Steps to reproduce the behavior

See the code snippets attached above

[andrueastman]

Thanks for raising this @GBadila

I believe the first example is appropriate in adding a property, however the API is failing as the type does not accept/support the new property name. Any chance you can confirm if what you are trying to achieve by sharing a json representation of the desired object?

According to the API docs, the only supported properties by the api are documented at https://learn.microsoft.com/en-us/graph/api/resources/passwordprofile?view=graph-rest-1.0

[GBadila]

Hi @andrueastman!
As per the documentation you linked PasswordProfile should have only 3 fields to set up:

• forceChangePasswordNextSignIn
• forceChangePasswordNextSignInWithMfa
• password

But based on the latest version of the Java SDK for Microsoft Graph it looks like there are 6 setter methods.

• snippet from PasswordProfile (https://github.com/microsoftgraph/msgraph-sdk-java/blob/main/src/main/java/com/microsoft/graph/generated/models/PasswordProfile.java#L115-L157)

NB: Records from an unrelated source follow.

template <int RES, bool SC = false>
__global__ __launch_bounds__(512, 1) void conv_wino2_kernel(const Args a, const int nunits) {
  using namespace v2;
  extern __shared__ __attribute__((aligned(16))) char lds[];
  const int tid = threadIdx.x, lane = tid & 63, half = lane >> 5, li = lane & 31;
  const int wave = __builtin_amdgcn_readfirstlane(tid >> 6);
  const int xp = wave & 1, tg = wave >> 1;
  const int H = a.H, W = a.W, ntn = a.ntile_n, nchunk = a.nchunk;
  const int tiles_x = (W + TW - 1) / TW, tiles_y = (H + TH2 - 1) / TH2;

  const bool w7 = (wave == 7);
  const int padpix = a.B * H * W;
  int upix[5];
#pragma unroll
  for (int j = 0; j < 5; ++j) upix[j] = padpix;
  uint32_t partpk = 0;
#pragma unroll
  for (int j = 0; j < 5; ++j) {
    const int pa_ = (8 * j + wave) * 64 + lane, hy_ = (pa_ * 241) >> 15, q_ = pa_ - hy_ * 136, m_ = q_ >> 4;
    partpk |= (uint32_t)(((q_ & 15) ^ (m_ & 7)) & 3) << (4 + 2 * j);
  }
  const int k0 = __builtin_amdgcn_readfirstlane(a.src[0].n >> 4);
  const int k1 = k0 + __builtin_amdgcn_readfirstlane(a.nsrc > 1 ? (a.src[1].n >> 4) : 0);
  const long long npx = (long long)a.B * H * W;
  const __amdgpu_buffer_rsrc_t rs0 = __builtin_amdgcn_make_buffer_rsrc((void*)a.src[0].p, 0, (int)(npx * a.src[0].cs * 4), 0x00020000);
  const __amdgpu_buffer_rsrc_t rs1 = __builtin_amdgcn_make_buffer_rsrc((void*)a.src[a.nsrc > 1 ? 1 : 0].p, 0, (int)(npx * a.src[a.nsrc > 1 ? 1 : 0].cs * 4), 0x00020000);
  const __amdgpu_buffer_rsrc_t rs2 = __builtin_amdgcn_make_buffer_rsrc((void*)a.src[a.nsrc > 2 ? 2 : 0].p, 0, (int)(npx * a.src[a.nsrc > 2 ? 2 : 0].cs * 4), 0x00020000);
  const __amdgpu_buffer_rsrc_t rsw = __builtin_amdgcn_make_buffer_rsrc((void*)a.wpack, 0, (ntn * nchunk + 1) * W_BYTES, 0x00020000);
  const int csb0 = __builtin_amdgcn_readfirstlane(a.src[0].cs) * 4, csb1 = __builtin_amdgcn_readfirstlane(a.src[1].cs) * 4,
            csb2 = __builtin_amdgcn_readfirstlane(a.src[2].cs) * 4;
  const int cb0 = __builtin_amdgcn_readfirstlane(a.src[0].c0) * 4, cb1 = __builtin_amdgcn_readfirstlane(a.src[1].c0) * 4,
            cb2 = __builtin_amdgcn_readfirstlane(a.src[2].c0) * 4;
  const int wvo = lane * 16;

  int ub = 0, uy0 = 0, ux0 = 0, unt = 0, uc = 0;
#define W2_SETUP_UNIT(U)                                                                           \
  {                                                                                                \
    const int v_ = a.rev ? nunits - 1 - xcd_remap((U), nunits) : xcd_remap((U), nunits);           \
    unt = __builtin_amdgcn_readfirstlane(v_ % ntn);                                                \
    const int t_ = v_ / ntn;                                                                       \
    ux0 = __builtin_amdgcn_readfirstlane((t_ % tiles_x) * TW);                                     \
    uy0 = __builtin_amdgcn_readfirstlane(((t_ / tiles_x) % tiles_y) * TH2);                        \
    ub = __builtin_amdgcn_readfirstlane(t_ / (tiles_x * tiles_y));                                 \
    uc = 0;                                                                                        \
    int ln_ = lane;                                                                                \
    asm volatile("" : "+v"(ln_));                                                                  \
    _Pragma("unroll") for (int j = 0; j < 5; ++j) {                                                \
      const int pa_ = (8 * j + wave) * 64 + ln_;            \
      const int hy_ = (pa_ * 241) >> 15;                                \
      const int q_ = pa_ - hy_ * 136, m_ = q_ >> 4;                                                \
      const int hx_ = m_ * 4 + (((q_ & 15) ^ (m_ & 7)) >> 2);                                      \
      const int y = uy0 + hy_ - 1, x = ux0 + hx_ - 1;                                              \
      upix[j] = (hy_ < HH2 && y >= 0 && y < H && x >= 0 && x < W) ? (ub * H + y) * W + x : padpix; \
    }                                                                                              \
  }
#define W2_DMA(RS, VOFF, SOFF, DST) __builtin_amdgcn_raw_ptr_buffer_load_lds((RS), (lptr)(DST), 16, (VOFF), (SOFF), 0, 0)
  int csb_ = 0, so_ = 0, ws_ = 0;
  uint32_t pp_ = partpk;
  __amdgpu_buffer_rsrc_t rsa_ = rs0;
#define W2_CHUNK_SCALARS()                                                                         \
  {                                                                                                \
    const int sidx_ = (uc < k0) ? 0 : (uc < k1) ? 1 : 2;                                           \
    csb_ = sidx_ == 0 ? csb0 : sidx_ == 1 ? csb1 : csb2;                                           \
    rsa_ = sidx_ == 0 ? rs0 : sidx_ == 1 ? rs1 : rs2;                                              \
    so_ = (sidx_ == 0 ? cb0 + uc * 64 : sidx_ == 1 ? cb1 + (uc - k0) * 64 : cb2 + (uc - k1) * 64); \
    ws_ = (unt * nchunk + uc) * W_BYTES;                                                           \
    pp_ = partpk;                                                                                  \
    asm volatile("" : "+v"(pp_));            \
  }
#define W2_A_SLOT(J, DST)                                                                          \
  {                                                                                                \
    const int p16_ = (int)((pp_ >> (2 * (J))) & 0x30u);                                            \
    const int vo_ = (int)__umul24((unsigned)upix[J], (unsigned)csb_) + p16_;                       \
    W2_DMA(rsa_, vo_, so_, DST);                                                                   \
  }
#define W2_ISSUE(J0, J1, STG)                                                                      \
  {                                                                                                \
    char* const sb_ = lds + (STG) * STAGE2 + wave * 1024;                                          \
    _Pragma("unroll") for (int j_ = (J0); j_ < (J1); ++j_) {                                       \
      if (j_ < 4) W2_A_SLOT(j_ < 5 ? j_ : 0, sb_ + j_ * 8192)                                      \
      else if (j_ == 4) { if (!w7) W2_A_SLOT(4, sb_ + 4 * 8192) else W2_DMA(rsw, wvo, ws_, sb_ + 4 * 8192); } \
      else if (j_ < 8) W2_DMA(rsw, wvo, ws_ + (8 * j_ + wave - 39) * 1024, sb_ + j_ * 8192);       \
      else if (!w7) W2_DMA(rsw, wvo, ws_ + (8 * 8 + wave - 39) * 1024, sb_ + 8 * 8192);            \
    }                                                                                              \
  }

  const int trow = li >> 4, tcol = li & 15;
  int poff[4];
#pragma unroll
  for (int j = 0; j < 4; ++j) poff[j] = a2_off(4 * tg + 2 * trow, 2 * tcol + j, 2 * half);
  const int rowP = xp ? ROWB : 0, rowS = xp ? 3 * ROWB : 2 * ROWB;
  const float sg = __builtin_bit_cast(float, __builtin_amdgcn_readfirstlane(__builtin_bit_cast(int, xp ? -1.f : 1.f)));
  const int fw = A2_BYTES + half * 512 + li * 16 + xp * (8 * 4 * 512);

  float in_s = 1.f, out_s = 1.f;
  int in_max_bits = 0;
  if (SC) input_scales(a.in_max, in_s, out_s, in_max_bits);
  constexpr bool FBK = SC && RES == 0;
  const bool fb = FBK && a.fb_y != nullptr;
  if (tid < 64) {
    const float sc_ = (tid < 32 * ntn) ? a.scale[tid] : 1.f, bi_ = (tid < 32 * ntn) ? a.bias[tid] : 0.f;
    reinterpret_cast<float*>(lds + TAB2_OFF)[tid] = bi_ * sc_;
    reinterpret_cast<float*>(lds + TAB2_OFF)[64 + tid] = sc_ * UNSPLIT * out_s;
  }
  if (FBK) {
    if (fb) {
      *reinterpret_cast<f32x4*>(lds + FB2_OFF + tid * 16) = f32x4{0.f, 0.f, 0.f, 0.f};
      if (tid == 0) *reinterpret_cast<int*>(lds + FB2_OFF + 512 * 16) = 0;
    }
  }
  int u = blockIdx.x;
  if (u >= nunits) return;
#if defined(WINO_PROF)
  unsigned long long pw[8] = {0, 0, 0, 0, 0, 0, 0, 0};
  const unsigned long long pw_t0 = __builtin_readcyclecounter();
#endif
  W2_SETUP_UNIT(u)
  W2_CHUNK_SCALARS()
  W2_ISSUE(0, 9, 0)
  ++uc;
  int g = 0;
  const float slope = a.act == 1 ? 0.f : a.act == 2 ? 0.2f : 1.f;

  while (true) {
    f32x16 acc[8];
#pragma unroll
    for (int p = 0; p < 8; ++p)
#pragma unroll
      for (int r = 0; r < 16; ++r) acc[p][r] = 0.f;
    const int eb = ub, ey0 = uy0, ex0 = ux0, ent = unt;
    const int un = u + gridDim.x;

    for (int c = 0; c < nchunk; ++c, ++g) {
      const int stg = g & 1;
#if defined(WINO_PROF)
      const unsigned long long q0 = __builtin_readcyclecounter();
#endif
      asm volatile("s_waitcnt vmcnt(0)" ::: "memory");
#if defined(WINO_PROF)
      const unsigned long long q1 = __builtin_readcyclecounter();
#endif
      __builtin_amdgcn_s_barrier();
#if defined(WINO_PROF)
      const unsigned long long q2 = __builtin_readcyclecounter();
      pw[0] += q1 - q0; pw[1] += q2 - q1;
#endif
      if (c + 1 == nchunk) {
        if (un < nunits) W2_SETUP_UNIT(un)
        else {
          uc = 0; unt = 0;
#pragma unroll
          for (int j = 0; j < 5; ++j) upix[j] = padpix;
        }
      }
      W2_CHUNK_SCALARS()
      const char* const sb = lds + stg * STAGE2;
      const int so = stg ^ 1;
#define W2_LOAD_ROW(D, OFF)                                                                        \
  _Pragma("unroll") for (int j = 0; j < 4; ++j) {                                                  \
    const f32x4 x0_ = *reinterpret_cast<const f32x4*>(sb + poff[j] + (OFF));                       \
    const f32x4 x1_ = *reinterpret_cast<const f32x4*>(sb + (poff[j] ^ 16) + (OFF));                \
    _Pragma("unroll") for (int k = 0; k < 4; ++k) { D[j][k] = x0_[k]; D[j][4 + k] = x1_[k]; }      \
  }
#define W2_V(NU, T, K) (((NU) == 0) ? T[0][K] - T[2][K] : ((NU) == 1) ? T[1][K] + T[2][K] : ((NU) == 2) ? T[1][K] - T[2][K] : T[1][K] - T[3][K])
#define W2_MFMA(P, WW, VX) acc[P] = __builtin_amdgcn_mfma_f32_32x32x16_f16(WW, __builtin_bit_cast(f16x8, VX), acc[P], 0, 0, 0);
#define W2_XI(I, T)                                                                                \
  _Pragma("unroll") for (int nu = 0; nu < 4; ++nu) {                                               \
    float v_[8];                                                                                   \
    _Pragma("unroll") for (int k = 0; k < 8; ++k) v_[k] = W2_V(nu, T, k);                          \
    u32x4 vh_, vl_;                                                                                \
    if (SC) split8s(v_, in_s, vh_, vl_); else split8(v_, vh_, vl_);                                \
    const f16x8 w1_ = *reinterpret_cast<const f16x8*>(sb + fw + (((I) * 4 + nu) * 4) * 512);       \
    const f16x8 w2_ = *reinterpret_cast<const f16x8*>(sb + fw + (((I) * 4 + nu) * 4 + 2) * 512);   \
    W2_MFMA((I) * 4 + nu, w1_, vh_)                                                                \
    W2_MFMA((I) * 4 + nu, w2_, vh_)                                                                \
    W2_MFMA((I) * 4 + nu, w1_, vl_)                                                                \
  }
      float t_[4][8];
      {
        float ra[4][8], rc[4][8];
        W2_LOAD_ROW(ra, rowP)
        W2_LOAD_ROW(rc, 2 * ROWB)
        W2_ISSUE(0, 3, so)
#pragma unroll
        for (int j = 0; j < 4; ++j)
#pragma unroll
          for (int k = 0; k < 8; ++k) t_[j][k] = ra[j][k] - rc[j][k];
      }
      W2_XI(0, t_)
      W2_ISSUE(3, 6, so)
      {
        float ra[4][8], rc[4][8];
        W2_LOAD_ROW(ra, ROWB)
        W2_LOAD_ROW(rc, rowS)
#pragma unroll
        for (int j = 0; j < 4; ++j)
#pragma unroll
          for (int k = 0; k < 8; ++k) t_[j][k] = fmaf(sg, rc[j][k], ra[j][k]);
      }
      W2_ISSUE(6, 9, so)
      ++uc;
      W2_XI(1, t_)
#if defined(WINO_PROF)
      pw[6] += __builtin_readcyclecounter() - q2;
#endif
#undef W2_XI
#undef W2_MFMA
#undef W2_V
#undef W2_LOAD_ROW
    }

#if defined(WINO_PROF)
    const unsigned long long qe0 = __builtin_readcyclecounter();
#endif
    float chk = 0.f;
    f32x4 fbs = {0.f, 0.f, 0.f, 0.f};
    float fbm = 0.f;
    const float fb_neg = a.fb_act == 1 ? 0.f : a.fb_act == 2 ? 0.2f : 1.f;
    {
      char* const xbuf = lds + ((g - 1) & 1) * STAGE2 + tg * 16384;
      const int p8 = lane >> 3, qd = (lane >> 1) & 3, hd = lane & 1;
      const int wpos = (half * 32 + ((li + 4 * half) & 31)) * 16;
      const int wpos1 = (half * 32 + ((li + 4 * half + 8) & 31)) * 16;
      const int cb = ent * 32 + 8 * qd + 4 * hd;
      const f32x4 bs = *reinterpret_cast<const f32x4*>(lds + TAB2_OFF + cb * 4);
      const f32x4 ms = *reinterpret_cast<const f32x4*>(lds + TAB2_OFF + 256 + cb * 4);
      const bool second = (RES == 0) && a.out2 != nullptr && cb >= a.out2_split;
      const float slope_l = second ? (a.act2 == 1 ? 0.f : a.act2 == 2 ? 0.2f : 1.f) : slope;
      __builtin_amdgcn_s_barrier();
#pragma unroll
      for (int oa = 0; oa < 2; ++oa) {
        f32x4 rv1[2][2], rv2[2][2];
        size_t pixs[2][2];
        bool oks[2][2];
        int rpos[2];
#pragma unroll
        for (int sgrp = 0; sgrp < 2; ++sgrp) {
          const int patch = 16 * xp + 8 * sgrp + p8, prow = patch >> 4, pcol = patch & 15;
          rpos[sgrp] = (hd * 32 + ((patch + 4 * hd + 8 * (qd & 1)) & 31)) * 16 + qd * 1024;
#pragma unroll
          for (int ob = 0; ob < 2; ++ob) {
            const int yy = ey0 + 4 * tg + 2 * prow + oa, xx = ex0 + 2 * pcol + ob;
            oks[sgrp][ob] = yy < H && xx < W;
            pixs[sgrp][ob] = (size_t)((size_t)eb * H + (yy < H ? yy : H - 1)) * W + (xx < W ? xx : W - 1);
            if (RES == 1 || RES == 2) rv1[sgrp][ob] = *reinterpret_cast<const f32x4*>(a.res1 + pixs[sgrp][ob] * a.res1_cs + a.res1_c0 + cb);
            if (RES == 2) rv2[sgrp][ob] = *reinterpret_cast<const f32x4*>(a.res2 + pixs[sgrp][ob] * a.res2_cs + a.res2_c0 + cb);
            if (RES == 3) rv1[sgrp][ob] = *reinterpret_cast<const f32x4*>(a.pre + pixs[sgrp][ob] * a.pre_cs + a.pre_c0 + cb);
            if (FBK) { if (fb) rv1[sgrp][ob] = *reinterpret_cast<const f32x4*>(a.fb_y + pixs[sgrp][ob] * a.fb_y_cs + a.fb_y_c0 + cb); }
          }
        }
        if (oa == 1) __builtin_amdgcn_s_barrier();
#pragma unroll
        for (int q = 0; q < 4; ++q) {
          f32x4 P[2];
#pragma unroll
          for (int e = 0; e < 4; ++e) {
            const int r = 4 * q + e;
            float R[2][2];
#pragma unroll
            for (int i = 0; i < 2; ++i) {
              R[i][0] = acc[i * 4 + 0][r] + acc[i * 4 + 1][r] + acc[i * 4 + 2][r];
              R[i][1] = acc[i * 4 + 1][r] - acc[i * 4 + 2][r] - acc[i * 4 + 3][r];
            }
#pragma unroll
            for (int bb = 0; bb < 2; ++bb)
              P[bb][e] = (oa == 0) ? (xp ? R[0][bb] : R[0][bb] + R[1][bb]) : (xp ? -R[0][bb] - R[1][bb] : R[1][bb]);
          }
          char* const wbq = xbuf + ((xp * 2) * 4 + q) * 1024 + ((q & 1) ? wpos1 : wpos);
          *reinterpret_cast<f32x4*>(wbq) = P[0];
          *reinterpret_cast<f32x4*>(wbq + 4096) = P[1];
        }
        __builtin_amdgcn_s_barrier();
#pragma unroll
        for (int sgrp = 0; sgrp < 2; ++sgrp)
#pragma unroll
          for (int ob = 0; ob < 2; ++ob) {
            const f32x4 y0 = *reinterpret_cast<const f32x4*>(xbuf + ((0 * 2 + ob) * 4) * 1024 + rpos[sgrp]);
            const f32x4 y1 = *reinterpret_cast<const f32x4*>(xbuf + ((1 * 2 + ob) * 4) * 1024 + rpos[sgrp]);
            f32x4 v;
#pragma unroll
            for (int e = 0; e < 4; ++e) {
              const float yv = y0[e] + y1[e];
              chk = fmaf(yv, 0.f, chk);
              float z = fmaf(yv, ms[e], bs[e]);
              if (RES == 3) z = fmaf(rv1[sgrp][ob][e], ms[e] * 2048.f, z);
              v[e] = fmaxf(z, slope_l * z);
              if (RES == 1 || RES == 2) v[e] = fmaf(v[e], a.rs1, rv1[sgrp][ob][e]);
              if (RES == 2) v[e] = fmaf(v[e], a.rs2, rv2[sgrp][ob][e]);
            }
            if (FBK) {
              if (fb && oks[sgrp][ob] && cb < a.cout) {
#pragma unroll
                for (int e = 0; e < 4; ++e) {
                  const float yv = rv1[sgrp][ob][e];
                  const bool pos = a.fb_act == 1 ? (yv > 0.f) : (yv >= 0.f);
                  const float dz = (a.fb_act == 0 || pos) ? v[e] : v[e] * fb_neg;
                  v[e] = dz;
                  fbs[e] += dz;
                  fbm = fmaxf(fbm, fabsf(dz));
                }
              }
            }
            if (oks[sgrp][ob] && cb < a.cout) {
              if (second) *reinterpret_cast<f32x4*>(a.out2 + pixs[sgrp][ob] * a.out2_cs + a.out2_c0 + (cb - a.out2_split)) = v;
              else *reinterpret_cast<f32x4*>(a.out + pixs[sgrp][ob] * a.out_cs + a.out_c0 + cb) = v;
            }
          }
      }
    }
    if (__any(chk != chk)) {
      if (lane == 0) atomicOr(a.ovf, 1 | (2 << (eb % 30)));
    }
    if (FBK) {
      if (fb) {
        f32x4* const slot = reinterpret_cast<f32x4*>(lds + FB2_OFF + tid * 16);
        *slot = *slot + fbs;
        if (fbm > 0.f) atomicMax(reinterpret_cast<int*>(lds + FB2_OFF + 512 * 16), __builtin_bit_cast(int, fbm));
      }
    }
#if defined(WINO_PROF)
    pw[3] += __builtin_readcyclecounter() - qe0;
#endif
    u = un;
    if (u >= nunits) break;
  }
  if (FBK) {
    if (fb) {
      asm volatile("s_waitcnt lgkmcnt(0)\n\ts_barrier" ::: "memory");
      if (tid < 32) {
        const int q4 = tid >> 2, e = tid & 3;
        float t0 = 0.f;
        for (int j = 0; j < 64; ++j) t0 += reinterpret_cast<const float*>(lds + FB2_OFF)[(j * 8 + q4) * 4 + e];
        if (tid < a.cout) {
          a.fb_part[((size_t)blockIdx.x * 2 + 0) * a.cout + tid] = t0;
          a.fb_part[((size_t)blockIdx.x * 2 + 1) * a.cout + tid] = 0.f;
        }
      }
      if (tid == 0) {
        const int m = *reinterpret_cast<const int*>(lds + FB2_OFF + 512 * 16), m2 = max(m, in_max_bits);
        if (a.fb_max && m) atomicMax(reinterpret_cast<int*>(a.fb_max), m);
        if (a.fb_max2 && m2) atomicMax(reinterpret_cast<int*>(a.fb_max2), m2);
      }
    }
  }
#if defined(WINO_PROF)
  if (a.dbg && lane == 0 && (blockIdx.x & 31) == 17) {
    atomicAdd(a.dbg + 0, pw[0]); atomicAdd(a.dbg + 1, pw[1]); atomicAdd(a.dbg + 2, __builtin_readcyclecounter() - pw_t0);
    atomicAdd(a.dbg + 3, pw[3]); atomicAdd(a.dbg + 4, 1ull); atomicAdd(a.dbg + 5, pw[5]); atomicAdd(a.dbg + 6, pw[6]);
  }
#endif
#undef W2_SETUP_UNIT
#undef W2_DMA
#undef W2_A_SLOT
#undef W2_ISSUE
#undef W2_CHUNK_SCALARS
}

  public void setAdditionalData(@Nullable final Map<String, Object> value) {
    this.backingStore.set("additionalData", value);
  }

  public void setBackingStore(@Nonnull final BackingStore value) {
    Objects.requireNonNull(value);
    this.backingStore = value;
  }

  public void setForceChangePasswordNextSignIn(@Nullable final Boolean value) {
    this.backingStore.set("forceChangePasswordNextSignIn", value);
  }

  public void setForceChangePasswordNextSignInWithMfa(@Nullable final Boolean value) {
    this.backingStore.set("forceChangePasswordNextSignInWithMfa", value);
  }

  public void setOdataType(@Nullable final String value) {
    this.backingStore.set("odataType", value);
  }

  public void setPassword(@Nullable final String value) {
    this.backingStore.set("password", value);
  }

Which made me think that I could use that setAdditionalData method for my own use-case.
I'm trying to have a flow where:

1. When reset password is requested by the client the server generates a verify token (and saves it in that additional data map).
2. The verify token is sent to the user and the user provides the verify token to the client.
3. The client sends the verify token to the server.
4. The server retrieves the verify token from additional data map and compares the 2 tokens.
5. If the tokens are the same the password is updated.

So basically, I'm trying to add an entry String:String (key:value) to the additional data map, which errors out as mentioned in my issue.

[andrueastman]

Unfortunately, in this scenario I don't believe it is possible to add extra properties to the PasswordProfile type and send them to the Graph API.

The AdditionalData property exists in all models in the SDK to enable extensibility as you would have liked to use it as well as holding extra properties returned in the API that are not described.

[GBadila]

The AdditionalData property exists in all models in the SDK to enable extensibility as you would have liked to use it as well as holding extra properties returned in the API that are not described.

Then if it's not meant to be used by adding additional properties by the user why let the setter method under the public access modifier? Or if it has to be public why not attached a comment to let people know is not meant to be used by the users? It's a bit confusing as it is at the moment.